I believe that the solution to the BP Gulf oil type of problems lies in:
- Getting a better understanding of the safeguards that are in place in any risky situation, with specific focus on whether they’re safe enough. I know that 100% safety is not possible, but we ought to be able to approach that number.
- Determining the risk when one or more of the safeguards is not working, and making sure that protocols are in place to deal with repair or replacement of the broken safeguard in accordance with the risk. High risk should dictate an expedited repair or even a temporary shutdown.
- Putting checklists in place for regular inspection and maintenance of the safeguards, and putting protocols in place to deal with any area that doesn’t pass the checklist requirement.

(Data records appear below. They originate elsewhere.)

void add_resnet(DexCtx* x, const std::string& p, int cin, int cout, int tdim) {
    x->add(p + ".mlp.1.weight", {cout, tdim}); x->add(p + ".mlp.1.bias", {cout});
    for (int blk = 1; blk <= 2; ++blk) {
        const std::string q = p + ".block" + std::to_string(blk) + ".block";
        x->add(q + ".0.weight", {cout, blk == 1 ? cin : cout, 3, 3}); x->add(q + ".0.bias", {cout});
        x->add(q + ".1.weight", {cout}); x->add(q + ".1.bias", {cout});
    }
    if (cin != cout) { x->add(p + ".res_conv.weight", {cout, cin, 1, 1}); x->add(p + ".res_conv.bias", {cout}); }
}
void add_linattn(DexCtx* x, const std::string& p, int c) {
    x->add(p + ".fn.g", {1});
    x->add(p + ".fn.fn.to_qkv.weight", {384, c, 1, 1});
    x->add(p + ".fn.fn.to_out.weight", {c, 128, 1, 1});
    x->add(p + ".fn.fn.to_out.bias", {c});
}
void build_inventory(DexCtx* x) {
    const DexConfig& c = x->cfg;
    const int d = c.dim;
    x->add("mlp.0.weight", {4 * d, d}); x->add("mlp.0.bias", {4 * d});
    x->add("mlp.2.weight", {d, 4 * d}); x->add("mlp.2.bias", {d});
    if (c.variant == DEX_VARIANT_DEX)
        for (const char* n : {"mlp_adap", "mlp_adap_sty"}) {
            const std::string s(n);
            x->add(s + ".0.weight", {d, d}); x->add(s + ".0.bias", {d});
            x->add(s + ".2.weight", {2 * d, d}); x->add(s + ".2.bias", {2 * d});
        }
    if (c.n_spks > 1) {
        const int e = c.spk_emb_dim;
        x->add("spk_mlp.0.weight", {4 * e, e}); x->add("spk_mlp.0.bias", {4 * e});
        x->add("spk_mlp.2.weight", {c.n_feats, 4 * e}); x->add("spk_mlp.2.bias", {c.n_feats});
    }
    for (int i = 0; i < c.n_stages; ++i) {
        const int ci = i == 0 ? in_planes(c) : stage_dim(c, i - 1), co = stage_dim(c, i);
        const std::string p = "downs." + std::to_string(i);
        add_resnet(x, p + ".0", ci, co, d); add_resnet(x, p + ".1", co, co, d); add_linattn(x, p + ".2", co);
        if (i < c.n_stages - 1) { x->add(p + ".3.conv.weight", {co, co, 3, 3}); x->add(p + ".3.conv.bias", {co}); }
    }
    const int hid = c.dit_hidden, mid = mid_dim(c), mh = mlp_hidden(c);
    x->add("vit.freq_new_pos_embed", {1, hid, grid_h(c), 1});
    x->add("vit.x_embedder.proj.0.weight", {mid, 1, c.dit_patch, c.dit_patch}); x->add("vit.x_embedder.proj.0.bias", {mid});
    x->add("vit.x_embedder.proj.2.weight", {hid, mid, 1, 1}); x->add("vit.x_embedder.proj.2.bias", {hid});
    x->add("vit.t_embedder.mlp.0.weight", {hid, 256}); x->add("vit.t_embedder.mlp.0.bias", {hid});
    x->add("vit.t_embedder.mlp.2.weight", {hid, hid}); x->add("vit.t_embedder.mlp.2.bias", {hid});
    x->add("vit.pos_conv.0.weight", {hid, hid / c.dit_conv_pos_groups, c.dit_conv_pos, c.dit_conv_pos});
    x->add("vit.pos_conv.0.bias", {hid});
    for (int k = 0; k < c.dit_depth; ++k) {
        const std::string p = "vit.blocks." + std::to_string(k);
        x->add(p + ".attn.qkv.weight", {3 * hid, hid}); x->add(p + ".attn.qkv.bias", {3 * hid});
        x->add(p + ".attn.proj.weight", {hid, hid}); x->add(p + ".attn.proj.bias", {hid});
        x->add(p + ".mlp.fc1.weight", {mh, hid}); x->add(p + ".mlp.fc1.bias", {mh});
        x->add(p + ".mlp.fc2.weight", {hid, mh}); x->add(p + ".mlp.fc2.bias", {hid});
        x->add(p + ".adaLN_modulation.1.weight", {6 * hid, hid}); x->add(p + ".adaLN_modulation.1.bias", {6 * hid});
    }
    const int so = c.dit_stride * c.dit_stride * mid;
    x->add("vit.final_layer.linear.weight", {so, hid}); x->add("vit.final_layer.linear.bias", {so});
    x->add("vit.final_layer.adaLN_modulation.1.weight", {2 * hid, hid}); x->add("vit.final_layer.adaLN_modulation.1.bias", {2 * hid});
    if (c.variant == DEX_VARIANT_DEX) {
        for (const char* w : {"w_q", "w_k", "w_v", "linear"}) x->add(std::string("tv_adaptor.") + w + ".weight", {mid, mid});
        for (const char* s : {"mean_sap", "std_sap"}) {
            x->add(std::string("tiv_adaptor.") + s + ".W.weight", {1, mid});
            x->add(std::string("tiv_adaptor.") + s + ".W.bias", {1});
        }
    }
    for (int j = 0; j < c.n_stages - 1; ++j) {
        const int i = c.n_stages - 1 - j;
        const int ci = stage_dim(c, i - 1), co = stage_dim(c, i);
        const std::string p = "ups." + std::to_string(j);
        add_resnet(x, p + ".0", co * 2, ci, d); add_resnet(x, p + ".1", ci, ci, d); add_linattn(x, p + ".2", ci);
        x->add(p + ".3.conv.weight", {ci, ci, 4, 4}); x->add(p + ".3.conv.bias", {ci});
    }
    x->add("final_block.block.0.weight", {d, d, 3, 3}); x->add("final_block.block.0.bias", {d});
    x->add("final_block.block.1.weight", {d}); x->add("final_block.block.1.bias", {d});
    x->add("final_conv.weight", {1, d, 1, 1}); x->add("final_conv.bias", {1});
}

- Training workers to deal with exceptions, with specific instruction on what steps to take in each situation, and who is supposed to take those steps. This seemed to be missing on the BP oil rig, and so everyone just assumed that everyone else was dealing with the problems.
- Using simulation training where it makes sense, so that workers get an actual exposure to what would happen in certain unlikely situations, and so that they learn how to deal with those situations.
And for those of you who don’t work in the oil industry (most of you, I’m sure), think about what types of disasters might befall your own business. Are you prepared? Or will your employees fall into the human nature trap and avoid the problems rather than acting? What can you learn from the BP oil disaster? And what can you do to put human nature to work for you instead of having it work against you?